(Collected data entries)

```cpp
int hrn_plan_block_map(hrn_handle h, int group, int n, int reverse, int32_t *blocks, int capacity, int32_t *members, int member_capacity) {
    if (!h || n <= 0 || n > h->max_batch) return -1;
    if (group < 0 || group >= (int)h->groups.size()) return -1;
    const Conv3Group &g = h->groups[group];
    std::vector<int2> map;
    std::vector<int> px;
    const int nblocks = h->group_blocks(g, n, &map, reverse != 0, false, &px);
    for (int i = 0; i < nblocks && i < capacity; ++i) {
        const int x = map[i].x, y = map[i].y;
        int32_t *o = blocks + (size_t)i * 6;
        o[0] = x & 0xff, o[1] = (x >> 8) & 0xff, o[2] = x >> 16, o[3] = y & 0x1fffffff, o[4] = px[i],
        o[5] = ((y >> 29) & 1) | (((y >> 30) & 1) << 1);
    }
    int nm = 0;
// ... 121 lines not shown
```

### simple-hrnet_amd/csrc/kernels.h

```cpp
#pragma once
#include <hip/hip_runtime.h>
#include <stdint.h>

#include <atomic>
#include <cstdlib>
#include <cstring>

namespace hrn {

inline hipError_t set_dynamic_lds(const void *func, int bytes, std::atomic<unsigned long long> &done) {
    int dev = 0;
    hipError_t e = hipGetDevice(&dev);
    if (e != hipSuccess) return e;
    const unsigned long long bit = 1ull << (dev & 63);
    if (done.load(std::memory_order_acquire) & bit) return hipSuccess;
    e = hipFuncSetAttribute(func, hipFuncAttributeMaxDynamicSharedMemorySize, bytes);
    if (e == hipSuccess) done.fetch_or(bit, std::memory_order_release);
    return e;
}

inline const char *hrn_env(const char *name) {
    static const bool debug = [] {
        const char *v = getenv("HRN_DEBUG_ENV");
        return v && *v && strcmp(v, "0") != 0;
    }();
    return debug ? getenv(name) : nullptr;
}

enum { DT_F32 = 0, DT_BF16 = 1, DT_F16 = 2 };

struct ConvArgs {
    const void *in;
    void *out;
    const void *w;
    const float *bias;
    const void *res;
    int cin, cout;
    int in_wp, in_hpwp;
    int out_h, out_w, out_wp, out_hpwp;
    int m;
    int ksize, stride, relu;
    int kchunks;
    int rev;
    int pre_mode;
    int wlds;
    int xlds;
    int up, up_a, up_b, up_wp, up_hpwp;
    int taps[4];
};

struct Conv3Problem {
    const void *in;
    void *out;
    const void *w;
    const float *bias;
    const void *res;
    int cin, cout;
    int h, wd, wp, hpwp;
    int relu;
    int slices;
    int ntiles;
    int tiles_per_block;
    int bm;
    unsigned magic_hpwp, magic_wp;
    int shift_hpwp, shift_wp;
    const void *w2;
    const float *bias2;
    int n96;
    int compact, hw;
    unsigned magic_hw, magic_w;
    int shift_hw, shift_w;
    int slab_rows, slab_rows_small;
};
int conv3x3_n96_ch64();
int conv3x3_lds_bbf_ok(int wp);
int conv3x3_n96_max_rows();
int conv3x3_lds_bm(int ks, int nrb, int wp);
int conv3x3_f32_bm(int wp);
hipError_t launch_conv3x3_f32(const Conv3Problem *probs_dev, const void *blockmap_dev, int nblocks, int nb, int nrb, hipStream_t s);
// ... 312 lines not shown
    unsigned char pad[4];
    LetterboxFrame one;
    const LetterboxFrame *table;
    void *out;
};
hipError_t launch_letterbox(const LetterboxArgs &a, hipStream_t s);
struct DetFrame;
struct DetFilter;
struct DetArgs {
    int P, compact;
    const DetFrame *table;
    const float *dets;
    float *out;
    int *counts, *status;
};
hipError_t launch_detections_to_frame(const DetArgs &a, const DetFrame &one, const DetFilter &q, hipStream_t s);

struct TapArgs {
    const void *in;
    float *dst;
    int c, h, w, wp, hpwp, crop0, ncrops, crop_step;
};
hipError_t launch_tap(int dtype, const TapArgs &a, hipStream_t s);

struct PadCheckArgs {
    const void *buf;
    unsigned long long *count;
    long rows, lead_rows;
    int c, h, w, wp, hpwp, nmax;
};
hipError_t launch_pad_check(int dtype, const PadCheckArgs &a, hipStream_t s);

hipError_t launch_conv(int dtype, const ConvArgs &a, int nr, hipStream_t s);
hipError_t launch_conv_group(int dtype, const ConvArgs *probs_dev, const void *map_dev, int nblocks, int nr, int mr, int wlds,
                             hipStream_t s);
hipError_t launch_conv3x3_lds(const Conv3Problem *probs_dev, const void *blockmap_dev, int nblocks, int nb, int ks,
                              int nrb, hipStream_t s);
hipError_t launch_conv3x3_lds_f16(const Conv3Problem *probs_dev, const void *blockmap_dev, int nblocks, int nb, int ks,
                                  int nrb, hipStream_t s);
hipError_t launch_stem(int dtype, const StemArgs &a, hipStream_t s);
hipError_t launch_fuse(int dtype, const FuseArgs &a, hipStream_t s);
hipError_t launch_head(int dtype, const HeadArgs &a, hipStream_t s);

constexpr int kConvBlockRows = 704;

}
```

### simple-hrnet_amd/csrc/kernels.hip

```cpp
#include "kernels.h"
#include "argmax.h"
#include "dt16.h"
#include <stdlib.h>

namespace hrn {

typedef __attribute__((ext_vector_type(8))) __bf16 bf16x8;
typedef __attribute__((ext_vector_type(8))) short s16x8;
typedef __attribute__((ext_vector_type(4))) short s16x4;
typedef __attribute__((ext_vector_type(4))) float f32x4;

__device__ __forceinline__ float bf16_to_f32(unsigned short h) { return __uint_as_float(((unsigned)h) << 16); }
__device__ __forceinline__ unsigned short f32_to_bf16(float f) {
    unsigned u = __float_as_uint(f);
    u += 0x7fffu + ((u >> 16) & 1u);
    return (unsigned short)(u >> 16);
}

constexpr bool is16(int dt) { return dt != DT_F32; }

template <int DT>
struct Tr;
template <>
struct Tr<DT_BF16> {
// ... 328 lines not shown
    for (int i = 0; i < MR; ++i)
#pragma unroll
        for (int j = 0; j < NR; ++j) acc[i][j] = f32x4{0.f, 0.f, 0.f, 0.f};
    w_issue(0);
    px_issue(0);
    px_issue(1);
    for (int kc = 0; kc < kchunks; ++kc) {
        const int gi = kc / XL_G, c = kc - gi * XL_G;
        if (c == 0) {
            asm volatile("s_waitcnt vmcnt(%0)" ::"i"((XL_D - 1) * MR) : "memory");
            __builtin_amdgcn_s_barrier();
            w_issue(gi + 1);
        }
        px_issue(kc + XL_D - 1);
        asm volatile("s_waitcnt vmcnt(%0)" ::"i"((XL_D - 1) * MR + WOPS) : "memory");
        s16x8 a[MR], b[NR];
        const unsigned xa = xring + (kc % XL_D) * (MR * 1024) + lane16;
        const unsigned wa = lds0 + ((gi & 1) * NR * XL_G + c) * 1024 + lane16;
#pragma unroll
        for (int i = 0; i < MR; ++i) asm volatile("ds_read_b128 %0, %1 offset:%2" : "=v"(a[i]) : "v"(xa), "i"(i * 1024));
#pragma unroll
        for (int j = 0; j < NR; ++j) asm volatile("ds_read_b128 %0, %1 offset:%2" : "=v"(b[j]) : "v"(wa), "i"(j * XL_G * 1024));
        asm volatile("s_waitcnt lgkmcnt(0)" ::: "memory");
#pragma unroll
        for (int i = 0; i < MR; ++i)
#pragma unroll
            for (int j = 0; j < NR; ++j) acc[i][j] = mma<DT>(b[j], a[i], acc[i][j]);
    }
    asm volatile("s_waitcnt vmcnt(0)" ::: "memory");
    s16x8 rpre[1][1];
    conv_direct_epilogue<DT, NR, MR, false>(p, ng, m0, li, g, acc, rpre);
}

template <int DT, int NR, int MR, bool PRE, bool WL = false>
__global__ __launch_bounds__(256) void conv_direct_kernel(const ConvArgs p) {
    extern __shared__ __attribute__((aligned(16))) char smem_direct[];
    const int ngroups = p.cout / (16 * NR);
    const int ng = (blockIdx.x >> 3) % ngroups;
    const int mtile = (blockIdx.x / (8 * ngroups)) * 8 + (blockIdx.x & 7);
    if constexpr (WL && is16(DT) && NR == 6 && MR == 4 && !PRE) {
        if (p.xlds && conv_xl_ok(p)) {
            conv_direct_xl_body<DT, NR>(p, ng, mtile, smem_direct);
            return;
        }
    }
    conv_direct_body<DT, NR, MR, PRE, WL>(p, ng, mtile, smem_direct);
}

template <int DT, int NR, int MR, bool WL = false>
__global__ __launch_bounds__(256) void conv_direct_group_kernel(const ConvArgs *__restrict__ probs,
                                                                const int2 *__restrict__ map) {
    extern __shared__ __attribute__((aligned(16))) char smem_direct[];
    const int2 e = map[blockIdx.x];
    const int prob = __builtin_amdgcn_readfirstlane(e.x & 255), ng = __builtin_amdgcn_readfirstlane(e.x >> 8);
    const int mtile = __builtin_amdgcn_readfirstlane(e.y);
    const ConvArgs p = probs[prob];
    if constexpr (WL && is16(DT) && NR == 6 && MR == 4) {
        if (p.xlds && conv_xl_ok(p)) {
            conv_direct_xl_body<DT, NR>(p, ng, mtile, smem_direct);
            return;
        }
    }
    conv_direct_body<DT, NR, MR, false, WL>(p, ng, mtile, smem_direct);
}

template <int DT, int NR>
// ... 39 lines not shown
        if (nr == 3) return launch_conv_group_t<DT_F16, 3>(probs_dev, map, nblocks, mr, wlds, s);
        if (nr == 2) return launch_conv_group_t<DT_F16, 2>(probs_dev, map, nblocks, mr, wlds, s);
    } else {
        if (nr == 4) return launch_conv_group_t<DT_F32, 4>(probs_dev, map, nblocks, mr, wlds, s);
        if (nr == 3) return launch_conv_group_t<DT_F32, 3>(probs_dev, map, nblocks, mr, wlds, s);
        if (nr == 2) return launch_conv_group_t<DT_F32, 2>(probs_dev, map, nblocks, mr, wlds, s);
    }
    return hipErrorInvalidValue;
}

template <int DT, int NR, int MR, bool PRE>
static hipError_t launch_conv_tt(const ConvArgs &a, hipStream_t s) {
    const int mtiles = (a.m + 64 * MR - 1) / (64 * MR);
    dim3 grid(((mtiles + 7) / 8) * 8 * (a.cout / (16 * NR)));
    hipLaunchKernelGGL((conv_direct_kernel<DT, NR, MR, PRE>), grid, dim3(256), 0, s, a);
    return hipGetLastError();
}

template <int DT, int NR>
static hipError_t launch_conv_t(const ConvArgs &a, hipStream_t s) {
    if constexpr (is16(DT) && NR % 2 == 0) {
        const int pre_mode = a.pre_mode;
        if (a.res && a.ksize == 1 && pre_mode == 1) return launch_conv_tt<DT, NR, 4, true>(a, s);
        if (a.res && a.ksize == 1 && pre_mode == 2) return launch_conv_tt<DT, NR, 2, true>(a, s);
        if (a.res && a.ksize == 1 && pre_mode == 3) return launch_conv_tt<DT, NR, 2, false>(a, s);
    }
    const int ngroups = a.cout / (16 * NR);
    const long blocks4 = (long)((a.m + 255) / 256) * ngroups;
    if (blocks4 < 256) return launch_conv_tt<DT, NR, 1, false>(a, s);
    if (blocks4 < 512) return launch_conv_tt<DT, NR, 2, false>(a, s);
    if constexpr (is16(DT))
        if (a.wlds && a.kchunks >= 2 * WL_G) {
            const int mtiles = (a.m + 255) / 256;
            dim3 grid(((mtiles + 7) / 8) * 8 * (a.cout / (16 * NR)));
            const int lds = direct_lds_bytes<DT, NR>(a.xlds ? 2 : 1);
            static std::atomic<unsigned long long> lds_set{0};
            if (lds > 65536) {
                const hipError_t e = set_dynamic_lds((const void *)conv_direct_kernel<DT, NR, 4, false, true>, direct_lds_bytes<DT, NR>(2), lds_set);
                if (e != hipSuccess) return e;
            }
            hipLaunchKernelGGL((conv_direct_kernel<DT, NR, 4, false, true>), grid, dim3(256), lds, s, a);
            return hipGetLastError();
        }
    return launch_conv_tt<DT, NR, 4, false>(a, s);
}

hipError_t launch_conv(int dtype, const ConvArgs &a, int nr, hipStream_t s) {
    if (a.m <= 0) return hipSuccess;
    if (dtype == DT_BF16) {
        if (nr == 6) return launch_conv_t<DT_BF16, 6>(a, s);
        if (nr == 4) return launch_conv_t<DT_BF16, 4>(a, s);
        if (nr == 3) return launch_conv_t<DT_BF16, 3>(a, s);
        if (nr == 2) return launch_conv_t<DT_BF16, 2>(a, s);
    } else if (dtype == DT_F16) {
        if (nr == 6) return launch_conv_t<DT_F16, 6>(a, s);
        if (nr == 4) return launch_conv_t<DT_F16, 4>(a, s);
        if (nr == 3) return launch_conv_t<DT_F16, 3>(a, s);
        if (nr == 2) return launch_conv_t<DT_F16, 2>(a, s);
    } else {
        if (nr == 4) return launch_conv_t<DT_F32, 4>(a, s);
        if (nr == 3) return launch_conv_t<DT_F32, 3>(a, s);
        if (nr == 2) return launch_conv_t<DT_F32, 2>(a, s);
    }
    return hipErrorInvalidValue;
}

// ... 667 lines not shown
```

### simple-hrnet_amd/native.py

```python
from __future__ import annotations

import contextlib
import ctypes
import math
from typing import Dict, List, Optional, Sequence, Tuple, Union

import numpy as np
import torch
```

DIRECTIONS
Search the entries for the string "shown" and collect each line that has it.

EXERCISE RESULT
// ... 121 lines not shown
// ... 312 lines not shown
// ... 328 lines not shown
// ... 39 lines not shown
// ... 667 lines not shown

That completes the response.